The body responsible for safeguarding equality in the UK will tell the government today that the economic climate is too fragile to impose equal pay reviews on business.
With women's pay on average 17% less than men's and the gap increasing, the Equalities and Human Rights Commission, formed 18 months ago, will say that the reviews should be excluded from the forthcoming equalities bill when it publishes its recommendations.
Summarising the strategy, the chief executive of the EHRC, Nicola Brewer, said an entirely new equal pay act was needed, and called for "radical reform in the future." This would be a long-term exercise, requiring several years of work. More immediately, the commission's approach is based on "encouraging" companies to improve their record voluntarily.
The Equal Opportunities Commission, the body which preceded the EHRC, had recommended that companies should carry out equal pay reviews as a first step to addressing disparities. But the EHRC does not want pay reviews to be in the equalities bill, due to be published next month. "They can be a helpful diagnostic tool, but they are not the whole answer. I think we do need to be realistic about the economic climate," Brewer said.
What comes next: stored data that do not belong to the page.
# huggingface/tokenizers

Measured on AMD Instinct MI355X. Metric: GB input text/sec (whole node), GPT-2 BPE encode_batch, higher is better.
Workload: dtype u8->u32

## Files before the change

### tokenizers_amd/csrc/capi/handle.cpp

```cpp

struct Workspace {
    std::mutex mu;
    std::function<uint32_t(uint32_t)> pad_exchange;
    uint32_t h_padmax = 0;
    bool busy = false;
    bool device_bound = false;
    hipStream_t bound_stream = nullptr;
    hipStream_t own_stream = nullptr;
    hipStream_t io_in = nullptr, io_out = nullptr;
    hipEvent_t ev_in[2] = {nullptr, nullptr}, ev_out[2] = {nullptr, nullptr};
    DevBuf w_l3_tiles;
    DevBuf w_ms_dmask, w_pprefix, w_pt_word;
    DevBuf w_docmask, w_startmask, w_wprefix, w_bsum, w_tile_w, w_pt_start, w_tok0, w_pt_tokoff, w_tmp_ids, w_tmp_end, w_rows;
    DevBuf w_len1, w_fin, w_fbsum, w_pad_count, w_keep, w_type_ids2, w_seq_ids2;
    DevBuf w_ovf_parts, w_enc_base, w_enc_doc, w_enc_start, w_enc_cnt;
    DevBuf w_enc_idx, w_enc_win;
    DevBuf w_queues, w_qcount, w_cstate;
    DevBuf w_doc_off;
    DevBuf w_chunk_lo;
    DevBuf w_ids, w_doc_pt, w_tok_offsets, w_scalars, w_offsets, w_word_ids;
    DevBuf dw_ids, dw_tok_off, dw_first, dw_bad, dw_dup, dw_len, dw_bsum, dw_pos, dw_out_off, dw_bytes, dw_total;
    DevBuf w_endmask, w_pt_end, w_keepmask, w_kprefix, w_ntext, w_norig, w_ndoc_off, w_slow_docs, w_leadmask, w_lprefix, w_need, w_need_bsum, w_huge, w_list_huge, w_wbase, w_norig_e, w_ids2, w_tok_offsets2, w_offsets2, w_word_ids2, w_candmask, w_matchmask, w_spanmask, w_stopmask, w_hardmask, w_boundmask, w_bprefix, w_seg_off, w_xseg_off,
        w_match_docs, w_match_list;
    DevBuf h_text, h_doc_off, h_seq_off, h_inp_off;
    DevBuf w_tok_b8;
    DevBuf w_trim1;
    const uint8_t* cur_trim1 = nullptr;
    DevBuf w_cache_keys, w_cache_rows;
    DevBuf w_claims, w_claim_rows, w_claim_pos;
    DevBuf w_phases;
    uint64_t cache_epoch = 0;
    DevBuf w_seq_off, w_seq_tok_off, w_word_idx, w_first_tok;
    std::vector<StageRec> pending;
    const uint8_t* last_text = nullptr;
    const int64_t* last_doc_off = nullptr;
    const int64_t* last_seq_off = nullptr;
    int64_t last_n_seqs = -1;
    const int64_t* last_inp_off = nullptr;
    int64_t last_n_inputs = -1;
    DevBuf w_inp_off;
    DevBuf w_mask_dirty;
    int64_t last_n_bytes = 0;
    uint32_t last_flags = 0;
    tkamd_device_result last_result{};
    int64_t last_n_docs = 0;
    int64_t last_n_enc = -1;
    int last_ntok_slot = 1;
    uint32_t last_counters[CNT_COUNT] = {0};
    bool force_general = false;
    bool force_nfc = false;
    bool last_note_nfc = false;
    bool last_note_added = false;
    bool last_used_claims = false;
    ~Workspace() {
        if (own_stream) (void)hipStreamDestroy(own_stream);
        if (io_in) (void)hipStreamDestroy(io_in);
        if (io_out) (void)hipStreamDestroy(io_out);
        for (int i = 0; i < 2; ++i) {
            if (ev_in[i]) (void)hipEventDestroy(ev_in[i]);
            if (ev_out[i]) (void)hipEventDestroy(ev_out[i]);
        }
    }
};

struct tkamd_tokenizer {
    HostModel hm;
    int device = -1;
    DevTables dt{};
    std::mutex mu;
    std::condition_variable cv;
    std::vector<std::unique_ptr<Workspace>> pool;
    Workspace* last_used = nullptr;
    DevBuf t_ucc1, t_ucc2;
    DevBuf t_uc1, t_uc2, t_byte_id, t_merges, t_long_blob, t_long_off, t_long_id, t_long_table;
    DevBuf t_hot;
    DevBuf t_shortw, t_shortw_k3, t_shortw_disp;
    DevBuf t_char_id;
    DevBuf t_at_id[2], t_at_flags[2], t_at_blob[2], t_at_off[2], t_at_first[2];
    DevBuf t_pp_single, t_pp_single_plain;
    DevBuf t_pp_pair, t_pp_pair_plain;
    DevBuf t_pp_prefix, t_pp_suffix, t_pp_prefix_ty, t_pp_suffix_ty, t_bn1, t_bn2, t_bn_map, t_nfc1, t_nfc2, t_nfc_map, t_merge_disp, t_dec_entry, t_dec_blob, t_trie;
    int n_cu = 256;
    int n_direct = 0;
    int n_hot = 0;
    int cp_grid = 0;
    std::atomic<int> claims_pause{0};
    std::atomic<int> added_spec_pause{0};
    std::atomic<int> nfc_spec_pause{0};
    std::atomic<uint32_t> nfc_reruns{0};
    int nfc_spec_len = 32;
    int added_spec_len = 32;
    int claims_pause_len = 32;
    std::atomic<uint32_t> q16_div{4};
    std::atomic<bool> prof{false};
    std::atomic<bool> encode_special{false};
    std::atomic<bool> word_cache{false};
    std::atomic<uint64_t> cache_epoch{1};
    std::vector<tkamd_stage_time> acc;
    std::vector<int> devices;
    std::vector<std::unique_ptr<tkamd_tokenizer>> replicas;
    std::mutex group_mu;
    std::atomic<int> collect{0};
    std::string collect_note;
    std::vector<std::unique_ptr<DevBuf>> g_root;
    std::vector<void*> rccl_comms;
    int64_t shard_min_bytes = 1 << 20;
    std::vector<double> shard_ms;
    std::vector<int64_t> shard_bytes;
};

constexpr size_t PHASE_WGS = 1 << 17;
constexpr size_t MAX_HOST_WORKSPACES = 4;

struct PinnedBlock {
    void* p = nullptr;
    size_t cap = 0;
};
static std::mutex g_pin_mu;
static std::vector<PinnedBlock> g_pin_free;

static PinnedBlock pinned_get(size_t bytes) {
    if (bytes < 64) bytes = 64;
    {
        std::lock_guard<std::mutex> lk(g_pin_mu);
        size_t best = (size_t)-1;
        for (size_t i = 0; i < g_pin_free.size(); ++i)
            if (g_pin_free[i].cap >= bytes && (best == (size_t)-1 || g_pin_free[i].cap < g_pin_free[best].cap)) best = i;
        if (best != (size_t)-1 && g_pin_free[best].cap <= 2 * bytes + (1u << 20)) {
            PinnedBlock b = g_pin_free[best];
            g_pin_free.erase(g_pin_free.begin() + best);
            return b;
        }
    }
    PinnedBlock b;
    size_t want = bytes + bytes / 8;
    HIP_CHECK(hipHostMalloc(&b.p, want, hipHostMallocPortable));
    b.cap = want;
    return b;
}
static void pinned_put(PinnedBlock b) {
    if (!b.p || g_forked) return;
    std::lock_guard<std::mutex> lk(g_pin_mu);
    if (g_pin_free.size() >= 16) { (void)hipHostFree(b.p); return; }
    g_pin_free.push_back(b);
}

struct tkamd_batch {
    int64_t n_docs = 0, n_tokens = 0;
    PinnedBlock ids, tok_offsets, offsets, word_ids, pad_counts, type_ids, seq_ids, enc_docs, enc_parts;
    bool has_offsets = false, has_words = false, has_pads = false, has_types = false, has_enc_docs = false, has_enc_parts = false;
    ~tkamd_batch() { pinned_put(ids); pinned_put(tok_offsets); pinned_put(offsets); pinned_put(word_ids); pinned_put(pad_counts); pinned_put(type_ids); pinned_put(seq_ids); pinned_put(enc_docs); pinned_put(enc_parts); }
};

struct tkamd_text {
    int64_t n_docs = 0, n_bytes = 0;
    PinnedBlock bytes, doc_offsets;
    ~tkamd_text() { pinned_put(bytes); pinned_put(doc_offsets); }
};
```

### tokenizers_amd/csrc/capi/probes.cpp

```cpp

int tkamd_probe_word(const tkamd_tokenizer* t, const uint8_t* bytes, int32_t len, uint32_t* id, uint32_t* flags) {
    if (!t || !bytes || !id || !flags || len < 0) return set_error(TKAMD_ERR_INVALID, "bad argument");
    const HostModel& hm = t->hm;
    *id = 0;
    *flags = 0;
    if (len == 0 || hm.word_table.empty()) return 0;
    if (len <= WORD_MAX_KEY) {
        uint8_t buf[16] = {0};
        memcpy(buf, bytes, (size_t)len);
        uint64_t lo, hi;
        memcpy(&lo, buf, 8);
        memcpy(&hi, buf + 8, 8);
        const uint32_t h1 = word_hash1(lo, hi, (uint32_t)len, hm.word_seed);
        const WordSlot& sa = hm.word_table[word_slot_a(h1, hm.word_mask)];
        const WordSlot& s = (sa.len == (uint32_t)len && sa.lo == lo && sa.hi == hi) ? sa : hm.word_table[word_slot_b(h1, hm.word_mask)];
        if (s.len != (uint32_t)len || s.lo != lo || s.hi != hi) return 0;
        *id = s.id;
        *flags = s.flags;
        return 1;
    }
    if (hm.long_table.empty()) return 0;
    uint32_t h = fnv1a(bytes, (size_t)len) & hm.long_mask;
    for (;;) {
        const uint32_t e = hm.long_table[h];
// ... 92 lines not shown
    t->encode_special = value != 0;
    for (auto& r : t->replicas) r->encode_special = value != 0;
    return TKAMD_OK;
}

int tkamd_word_cache(tkamd_tokenizer* t, int enable, int clear) {
    if (!t) return set_error(TKAMD_ERR_INVALID, "null argument");
    if (clear) ++t->cache_epoch;
    t->word_cache = enable != 0;
    for (auto& r : t->replicas) { if (clear) ++r->cache_epoch; r->word_cache = enable != 0; }
    return TKAMD_OK;
}

int tkamd_profile_enable(tkamd_tokenizer* t, int on) {
    if (!t) return set_error(TKAMD_ERR_INVALID, "null argument");
    t->prof = on != 0;
    for (auto& r : t->replicas) r->prof = on != 0;
    return TKAMD_OK;
}

int tkamd_profile_read(tkamd_tokenizer* t, tkamd_stage_time* stages, int max_stages, int* n_stages, int reset) {
    if (!t || !n_stages) return set_error(TKAMD_ERR_INVALID, "null argument");
    std::lock_guard<std::mutex> lk(t->mu);
    if (t->device >= 0 && !g_forked) {
        (void)hipSetDevice(t->device);
        for (auto& w : t->pool) drain_profile(t, w.get());
        for (auto& r : t->replicas) {
            std::lock_guard<std::mutex> rl(r->mu);
            (void)hipSetDevice(r->device);
            for (auto& w : r->pool) drain_profile(t, w.get());
        }
        if (!t->replicas.empty()) (void)hipSetDevice(t->device);
    }
    int n = (int)std::min<size_t>(t->acc.size(), (size_t)std::max(0, max_stages));
    for (int i = 0; i < n && stages; ++i) stages[i] = t->acc[i];
    *n_stages = n;
    if (reset) t->acc.clear();
    return TKAMD_OK;
}
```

Pay audits are unpopular with businesses both because they are expensive and because revelations of pay disparities often unleash legal action by women who had not realised they were underpaid.
The focus on what is realistic in the light of the recession dismayed campaigners for women's rights. "We must not get caught in this trap of saying in difficult times we will trade in women's rights," said Katherine Rake, director of the Fawcett Society.
Sarah Veale, head of the equality department at the TUC, said pay audits were "a crucial part" of eliminating the pay gap. "Until companies are forced to shine a light on where the anomalies are, you can't address the problem," she said.
Bronwyn McKenna, a director of Unison, said she was "very sceptical about any measure that doesn't actually compel any employers to do an audit". "The voluntary approach simply hasn't worked," she said.
Despite the government's commitment to eliminating it, the pay gap rose slightly last year and women working part-time are now paid on average 36.5% less than men. The forthcoming equalities bill had been welcomed by the EHRC and campaigners as a "significant opportunity" to tackle the problem but there is concern that the measures on equal pay have been watered down, amid inter-cabinet tension over the cost of reform.
The draft bill published last June promised that equal pay audits would be considered, but that element of the legislation is understood to have been dropped after consultation with the Confederation of British Industry. The Government Equalities Office would not comment.
The EHRC will propose a more holistic approach to addressing the gap, and wants to promote better flexible working opportunities to ensure that women who return to work after having children are not forced to "trade down". Research shows that the disparities in pay become even starker when women reach their 30s and take part-time work to fit in with childcare.
Recognising that an explosion in litigation over unfair pay has "brought the employment tribunal system to its knees", Brewer also called on the government to allow representative actions on equal pay, allowing tribunals to consider pay cases concerning a large number of women collectively. The measure would help clear the backlog in claims for compensation over unfair pay, caused by a 500% rise in cases lodged over the past four years.
She described the current legislation as "unfit for purpose". "There are instances of women going through the courts who have died before there's been a settlement," she said.